Spectra
Spectra copied to clipboard
Bug in filterPrecursorScan()
> library(rpx)
> PXD022816 <- PXDataset("PXD022816")
> (mzmls <- pxget(PXD022816, grep("mzML", pxfiles(PXD022816))[1:2]))
Loading QEP2LC6_HeLa_50ng_251120_01-calib.mzML from cache.
Loading QEP2LC6_HeLa_50ng_251120_02-calib.mzML from cache.
[1] "~/.cache/rpx/207e04bccd3dd_QEP2LC6_HeLa_50ng_251120_01-calib.mzML"
[2] "~/.cache/rpx/207e03973c908_QEP2LC6_HeLa_50ng_251120_02-calib.mzML"
> sp <- Spectra(mzmls)
> sp2 <- filterPrecursorScan(sp, 2490)
> length(sp2)
[1] 12
spectraData(sp2)[, c("msLevel", "acquisitionNum", "precScanNum", "dataOrigin")]

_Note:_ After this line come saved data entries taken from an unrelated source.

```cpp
struct GhostDesc {
    double* u;
    int lo[3], hi[3];
    int ilo[3], ihi[3];
    int64_t s1, s2;
};
constexpr int GSET = 4;
struct GhostSet {
    GhostDesc g[GSET];
};
hipError_t launch_fill_periodic(int ndim, const GhostDesc* g, int n, const int* periodic, hipStream_t s);
hipError_t launch_fold_periodic(int ndim, const GhostDesc* g, int n, const int* periodic, hipStream_t s);
hipError_t launch_zero_ghosts(int ndim, const GhostDesc* g, int n, hipStream_t s);

// ... 133 lines not shown
```

### ibamr_amd/csrc/le_sweep.hip

```cpp
#include <hip/hip_runtime.h>

#include <climits>
#include <type_traits>
#include <cstdio>
#include <cstdlib>

#include "le_internal.h"
#include "le_stencil.h"

namespace ibtk_le {

constexpr int SW = 64;
#ifndef IBTK_LE_DIAG_SPREAD
#define IBTK_LE_DIAG_SPREAD 0
#endif

__device__ __forceinline__ double lds_ld(const double* q) {
    return *(const volatile __attribute__((address_space(3))) double*)q;
}

__device__ __forceinline__ int lane_id() { return __lane_id(); }

struct D3 {
    double v[3];
// ... 1250 lines not shown
            }
        }
        cnt[ca] = t;
    }
}
struct CaJob {
    ColGeom cg;
    int col, a, zb, zilo, o, t;
    double zxlo;
    bool items;
    const int* bs;
    int rowv[3];
    Ranges R;
    int e0;
    double z0;
};
template <bool SHZ>
__global__ __launch_bounds__(BLOCK) void k_cand_write(Params p, int ncl, const int* off, int* pos,
                                                      const unsigned long long* total) {
    if (cs_stands(p)) return;
    if (*total >= (unsigned long long)p.cs_total + 1ull) {
        if (blockIdx.x == 0 && threadIdx.x == 0) atomicOr(p.err, 16);
        return;
    }
    const int lane = threadIdx.x & (SW - 1);
    const int nw = gridDim.x * (BLOCK / SW);
    gdouble* const sX = cur_sorted_X(p);
    const double inv_dz = 1.0 / p.bg.dx[2];
    int* const offz = const_cast<int*>(p.cs_off_z);
    __shared__ int ptab_s[CS_PTAB];
    const int* const ptab = cs_patch_table(p, ptab_s);
    auto load_rows = [&](int ca, CaJob& J) {
        J.items = ca < ncl && ca_decode(p, ca, J.cg, J.col, J.a, J.bs, J.zb, J.zxlo, J.zilo, ptab);
        J.o = off[min(ca, ncl - 1)];
        if (p.pd) J.items = J.items && off[min(ca + 1, ncl)] != J.o;
        if (J.items) {
            const int cx = J.col % J.cg.ncx, cy = J.col / J.cg.ncx;
            const int col0 = (cy - 1) * J.cg.ncx + (cx - 1);
#pragma unroll
            for (int r = 0; r < 3; ++r) J.rowv[r] = J.bs[bucket(J.cg, J.a, col0 + r * J.cg.ncx, 0) + min(lane, 27)];
        }
    };
    auto load_first = [&](CaJob& J) {
        J.t = 0;
        J.e0 = 0;
        J.z0 = 0.0;
        if (!J.items) return;
        make_ranges_lanes(J.rowv, J.R);
        J.t = J.R.pre[SSh<K_IB_4>::NR];
        J.e0 = range_pos(J.R, min(lane, max(J.t - 1, 0)));
        if constexpr (SHZ) J.z0 = sX[(int64_t)3 * min(J.e0, p.nsorted - 1) + 2];
    };
    auto finish = [&](int ca, CaJob& J) {
        if (ca >= ncl) return;
        const int o = J.o;
        if (SHZ && lane == 0) {
            if (J.a == 0) offz[J.zb] = o;
            if (ca == ncl - 1) offz[J.zb + 2] = off[ca + 1];
        }
        const int t = J.t;
        if constexpr (!SHZ) {
            if (lane < t) pos[o + lane] = J.e0;
            for (int j = lane + SW; j < t; j += SW) pos[o + j] = range_pos(J.R, j);
        } else {
            const int aa = J.a + J.cg.org[2] - J.zilo;
            int nlo = 0, nup = 0;
            for (int j0 = 0; j0 < t; j0 += SW) {
                const int j = j0 + lane;
                int e = J.e0;
                double z = J.z0;
                if (j0 > 0) {
                    e = range_pos(J.R, min(j, t - 1));
                    z = sX[(int64_t)3 * e + 2];
                }
                const double xo = (z - J.zxlo) * inv_dz;
                const int n = p.cs_rint ? (int)__builtin_rint(xo) : d_nint(xo);
                const bool in = j < t;
                const bool up = in && n > aa;
                const unsigned long long bu = __ballot(up), bl = __ballot(in && !up);
                const unsigned long long below = (1ull << lane) - 1ull;
                if (in) {
                    if (up) pos[o + t - 1 - (nup + __popcll(bu & below))] = e;
                    else pos[o + nlo + __popcll(bl & below)] = e;
                }
                nlo += __popcll(bl);
                nup += __popcll(bu);
            }
            if (lane == 0) offz[J.zb + 1] = o + nlo;
        }
    };
    for (int ca = blockIdx.x * (BLOCK / SW) + (int)(threadIdx.x / SW); ca < ncl; ca += nw) {
        CaJob J;
        load_rows(ca, J);
        load_first(J);
        finish(ca, J);
    }
}
hipError_t launch_cand_stream(const Params& p, int ncl, int* cnt, int* off, int* pos, void* temp, size_t temp_bytes,
                              unsigned long long* total, hipStream_t s) {
    if (ncl <= 0) return hipSuccess;
    hipLaunchKernelGGL(k_cand_count, dim3(std::min((ncl + BLOCK - 1) / BLOCK, CS_GRID)), dim3(BLOCK), 0, s, p, ncl,
                       cnt);
    hipError_t e = hipMemsetAsync(total, 0, sizeof(unsigned long long), s);
    if (e != hipSuccess) return e;
    if (p.cs_total >= 0x7fffffff && (e = launch_sum64(cnt, ncl, total, s)) != hipSuccess) return e;
    e = launch_scan(temp, temp_bytes, cnt, off, ncl + 1, s);
    if (e != hipSuccess) return e;
    const int per = BLOCK / SW;
    const dim3 g(std::min((ncl + per - 1) / per, CS_GRID)), b(BLOCK);
    if (p.cs_off_z) hipLaunchKernelGGL(k_cand_write<true>, g, b, 0, s, p, ncl, off, pos, total);
    else hipLaunchKernelGGL(k_cand_write<false>, g, b, 0, s, p, ncl, off, pos, total);
    return hipGetLastError();
}

struct Cand {
    double X[3];
    double V;
    int s;
};

template <typename T> __device__ __forceinline__ void rot4(T* w, int r) {
    const bool b0 = r & 1, b1 = r & 2;
    const T c0 = b0 ? w[1] : w[0], c1 = b0 ? w[2] : w[1], c2 = b0 ? w[3] : w[2], c3 = b0 ? w[0] : w[3];
    w[0] = b1 ? c2 : c0;
    w[1] = b1 ? c3 : c1;
    w[2] = b1 ? c0 : c2;
// ... 218 lines not shown
    }
}
template <int K, bool CNT, bool ZC, typename Before>
__device__ __forceinline__ void spread_tiled(const Params& p, const CompDesc& cd, double* ring, const Cand& cdat,
                                             bool act, int a, int X0, int Y0, int zorg, int xlo, int xhi, int ylo,
                                             int yhi, int plo, int phi, double inv_h3, const double* inv_d, Clk& clk,
                                             unsigned long long* cnt, Before&& before) {
    TileAdds<SSh<K, ZC>::W> T;
    spread_setup<K, CNT, ZC>(p, cd, cdat, act, a, X0, Y0, zorg, xlo, xhi, ylo, yhi, plo, phi, inv_h3, inv_d, cnt,
                             before, T);
    clk.lap(2);
    spread_adds<K, ZC>(ring, T);
    clk.lap(3);
}

template <int K, bool LVL, bool CNT, bool ZC>
__global__ __launch_bounds__(SW) void k_spread_sweep(Params p) {
    using S = SSh<K, ZC>;
    constexpr int LO = S::LO, HI = S::HIE, NPL = S::NPL, FAM = S::FAM;
    __shared__ double ring[S::NSL * S::PV];
    const int it = sweep_item(p, p.ncomp);
    if (it < 0) return;
    int c;
    SweepItem si;
    item_decode(p, it, c, si);
    c += p.comp0;
    const int col = si.col;
    const int lane = lane_id();
    ColGeom cg;
    CompDesc cd;
    const int* bs;
// ... 6 lines not shown
    const int zorg = cg.org[2];
    const int xlo = max(cd.lo[0] - X0, 0), xhi = min(cd.hi[0] - X0, COLX - 1);
    const int ylo = max(cd.lo[1] - Y0, 0), yhi = min(cd.hi[1] - Y0, COLY - 1);
    const int plo = max(si.p0, cd.lo[2] - zorg), phi = min(si.p1 - 1, cd.hi[2] - zorg);
    if (xlo > xhi || ylo > yhi || plo > phi) return;
    if (p.zmode) {
        const bool inner = zorg + plo >= p.zlo && zorg + phi <= p.zhi;
        if (inner != (p.zmode == 1)) return;
    }
    const bool shz = FAM == 0 && !cd.zcell;
    static_assert(ZC || FAM != 0, "closed-form kernels: every component on the key-frame ring");
    const int nza = shz ? cg.nz + 1 : cg.nz;
    const int afirst = max(plo - HI, 0), alast = min(phi - LO, nza - 1);
    const int* const cs_offs = shz ? p.cs_off_z : p.cs_off;
    const int ca0 = (LVL ? (shz ? p.pd[si.patch].ca_base_z : p.pd[si.patch].bucket_base / NBAND) : 0) + col * nza + afirst;
    const bool any = cs_offs[ca0 + (alast - afirst + 1)] > cs_offs[ca0];
    const bool zg = p.zero_ghosts && !p.zero_first;
    int dlo[3], dhi[3];
#pragma unroll
    for (int d = 0; d < 3; ++d) {
        dlo[d] = cd.ilower[d];
        dhi[d] = cd.iupper[d];
    }
    const bool xy_inner = X0 >= dlo[0] && X0 + COLX - 1 <= dhi[0] && Y0 >= dlo[1] && Y0 + COLY - 1 <= dhi[1];
    const bool z_inner = zorg + plo >= dlo[2] && zorg + phi <= dhi[2];
    if (!any && !p.zero_first && !(zg && !(xy_inner && z_inner))) return;
    const int nlast = p.nsorted - 1;
    unsigned loff[NPL];
    unsigned gmask = 0;
#pragma unroll
    for (int k = 0; k < NPL; ++k) {
// ... 7 lines not shown
    auto zghost = [&](int z) { return zorg + z < dlo[2] || zorg + z > dhi[2]; };
    const unsigned plane_bytes = (unsigned)(8 * cd.s2);
    auto plane_ptr = [&](int z) {
        const int zc = min(max(zorg + z, cd.lo[2]), cd.hi[2]);
        return plane_rsrc(cd.u + (int64_t)(zc - cd.lo[2]) * cd.s2, plane_bytes);
    };
    if (!any) {
        for (int z = plo; z <= phi; ++z) {
            const auto pb = plane_ptr(z);
            const bool all = p.zero_first || zghost(z);
#pragma unroll
            for (int k = 0; k < NPL; ++k) buf_st(pb, (all || ((gmask >> k) & 1u)) ? loff[k] : OFF_NONE, 0.0);
        }
        return;
    }
    auto cand_at = [&](int e, Cand& d) {
        e = min(max(e, 0), nlast);
#if IBTK_LE_DIAG_SPREAD & 8
        d.X[0] = d.X[1] = d.X[2] = 0.5 + 1e-9 * e;
        d.V = 1.0;
        d.s = 0;
        return;
#endif
        const D3 xs = ld3(sorted_X + (int64_t)3 * e);
        d.X[0] = xs.v[0];
        d.X[1] = xs.v[1];
        d.X[2] = xs.v[2];
        d.V = p.sorted_F[(int64_t)c * p.nsorted + e];
        d.s = FAM == 2 ? p.sorted_s[e] : 0;
    };
    Clk clk;
    unsigned long long cnt[2] = {0ull, 0ull};
    const double inv_h3 = 1.0 / p.h3;
    const double inv_d[3] = {1.0 / p.bg.dx[0], 1.0 / p.bg.dx[1], 1.0 / p.bg.dx[2]};
    auto process = [&](int a, int r, int n, const Cand& mine, auto&& before) {
#if IBTK_LE_DIAG_SPREAD & 4
        asm volatile("" ::"v"(mine.X[0]), "v"(mine.X[1]), "v"(mine.X[2]), "v"(mine.V));
        before();
#else
        spread_tiled<K, CNT, ZC>(p, cd, ring, mine, lane < n, lane < r ? a - 1 : a, X0, Y0, zorg, xlo, xhi, ylo, yhi, plo, phi,
                             inv_h3, inv_d, clk, cnt, before);
#endif
    };
    auto nothing = [] {};
// ... 33 lines not shown
    auto wb_read = [&](int z, double* v) {
        const double* sl = ring + sslot<S>(z) * S::PV;
#pragma unroll
        for (int k = 0; k < NPL; ++k) v[k] = sl[lane + k * SW];
    };
    auto wb_store = [&](int z, bool on, const double* v) {
        const int zc = min(max(zorg + z, cd.lo[2]), cd.hi[2]);
        const bool own = on && z >= plo && z <= phi;
        const auto pb = plane_rsrc(cd.u + (int64_t)(zc - cd.lo[2]) * cd.s2, own ? plane_bytes : 0u);
#pragma unroll
        for (int k = 0; k < NPL; ++k) buf_st(pb, loff[k], v[k]);
    };

    clk.start(p.stamps != nullptr);
    const int* const cs_pos = p.cs_pos;
    const int cs_last = p.cs_total - 1;
    const int nk = alast - afirst + 1;
    auto off_load = [&](int k) { return cs_offs[ca0 + min(k, nk)]; };
    auto pos_load = [&](int j) { return cs_pos[min(max(j, 0), cs_last)]; };
    double pv[NPL] = {};
    for (int z = afirst + LO; z < afirst + HI; ++z) {
        plane_load(z, pv);
        plane_put(z, pv);
    }
    plane_load(afirst + HI, pv);
    int O0 = __builtin_amdgcn_readfirstlane(off_load(0)), O1 = __builtin_amdgcn_readfirstlane(off_load(1));
    int O2 = __builtin_amdgcn_readfirstlane(off_load(2)), O3 = __builtin_amdgcn_readfirstlane(off_load(3));
    int O4v = off_load(4);
    int R0 = 0;
    int N0 = min(O1 - O0, SW);
    int R1 = (O1 - O0 - N0) % SW;
    int N1 = R1 + min(SW - R1, O2 - O1);
    Cand nxt, nxt2;
    {
        const int e0 = pos_load(O0 + min(lane, max(N0 - 1, 0)));
        cand_at(e0, nxt);
    }
    int I1 = pos_load(O1 - R1 + min(lane, max(N1 - 1, 0)));
    clk.lap(0);
    auto anchor_step = [&](int a, const Cand& cur, Cand& nxt) __attribute__((always_inline)) {
        const int k = a - afirst;
        const int zw = a - 2 + LO;
        double wb[NPL];
        wb_read(zw, wb);
        plane_put(a + HI, pv);
        asm volatile("" ::"v"(cur.X[0]), "v"(cur.X[1]), "v"(cur.X[2]), "v"(cur.V), "v"(I1), "v"(O4v));
        const int O4 = __builtin_amdgcn_readfirstlane(O4v);
        const int cur_r = R0, cur_n = N0;
        const int tCur = O1 - O0;
        const int h = min(SW - R0, tCur);
        const int nmid = (tCur - h) / SW;
        const int r_a = R1;
        clk.lap(1);
        int R2 = 0, N2 = 0;
        if (a + 1 <= alast) {
            cand_at(I1, nxt);
            const int t1 = O2 - O1;
            R2 = (t1 - min(SW - R1, t1)) % SW;
            N2 = R2 + min(SW - R2, O3 - O2);
            I1 = pos_load(O2 - R2 + min(lane, max(N2 - 1, 0)));
            O4v = off_load(k + 5);
            plane_load(a + HI + 1, pv);
        }
        const bool wbon = a >= afirst + 2;
        if (cur_n > 0) process(a, cur_r, cur_n, cur, [&] { wb_store(zw, wbon, wb); });
        else wb_store(zw, wbon, wb);
        if (nmid > 0) {
            const int mbase = O0 + h + lane;
            Cand more, more2;
            cand_at(pos_load(mbase), more);
            int m = 0;
            if constexpr (PAIR) {
                if (nmid > 1) cand_at(pos_load(mbase + SW), more2);
                int q2 = pos_load(mbase + SW * 2), q3 = pos_load(mbase + SW * 3);
                for (; m + 1 < nmid; m += 2) {
                    const Cand n0 = more, n1 = more2;
                    if (m + 2 < nmid) cand_at(q2, more);
                    if (m + 3 < nmid) cand_at(q3, more2);
                    q2 = pos_load(mbase + SW * (m + 4));
                    q3 = pos_load(mbase + SW * (m + 5));
                    process2(a, n0, n1);
                }
            }
            int q1 = pos_load(mbase + SW * (m + 1));
            for (; m < nmid; ++m) {
                const Cand now = more;
                if (m + 1 < nmid) cand_at(q1, more);
                q1 = pos_load(mbase + SW * (m + 2));
                process(a, 0, SW, now, nothing);
            }
        }
        if (a == alast && r_a > 0) {
            Cand last;
            cand_at(pos_load(O1 - r_a + min(lane, r_a - 1)), last);
            process(a, 0, r_a, last, nothing);
        }
        R0 = R1;
        N0 = N1;
        R1 = R2;
        N1 = N2;
        O0 = O1;
        O1 = O2;
        O2 = O3;
        O3 = O4;
        clk.lap(4);
    };
    for (int a = afirst; a <= alast; ++a) {
        anchor_step(a, nxt, nxt2);
        nxt = nxt2;
// ... 248 lines not shown
    }
}
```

msLevel | acquisitionNum | precScanNum | dataOrigin |
---|---|---|---|
1 | 2479 | NA | 207e04bccd3dd_QEP2LC6_HeLa_50ng_251120_01-calib.mzML |
2 | 2480 | 2479 | 207e04bccd3dd_QEP2LC6_HeLa_50ng_251120_01-calib.mzML |
1 | 2482 | NA | 207e04bccd3dd_QEP2LC6_HeLa_50ng_251120_01-calib.mzML |
2 | 2485 | 2482 | 207e04bccd3dd_QEP2LC6_HeLa_50ng_251120_01-calib.mzML |
1 | 2486 | NA | 207e04bccd3dd_QEP2LC6_HeLa_50ng_251120_01-calib.mzML |
2 | 2490 | 2486 | 207e04bccd3dd_QEP2LC6_HeLa_50ng_251120_01-calib.mzML |
1 | 2479 | NA | 207e03973c908_QEP2LC6_HeLa_50ng_251120_02-calib.mzML |
1 | 2480 | NA | 207e03973c908_QEP2LC6_HeLa_50ng_251120_02-calib.mzML |
2 | 2482 | 2480 | 207e03973c908_QEP2LC6_HeLa_50ng_251120_02-calib.mzML |
1 | 2485 | NA | 207e03973c908_QEP2LC6_HeLa_50ng_251120_02-calib.mzML |
2 | 2486 | 2485 | 207e03973c908_QEP2LC6_HeLa_50ng_251120_02-calib.mzML |
2 | 2490 | 2485 | 207e03973c908_QEP2LC6_HeLa_50ng_251120_02-calib.mzML |
Issues
- First, the acquisition number for all files are extracted, which is probably not what the user wanted. This could be handled explicitly with a call to
filterDataOrigin()
if I wanted to extract the set from a single file. - The result is wrong. We get the acquisition numbers 2490 from the two files, their precursor scans 2485 and 2486 (again from both files), but then these recursively extract each other across different files. The correct results should contain 4 scans:
> spectraData(filterPrecursorScan(filterDataOrigin(sp, unique(dataOrigin(sp))[1]), 2490))[, c("msLevel", "acquisitionNum", "precScanNum", "dataOrigin")]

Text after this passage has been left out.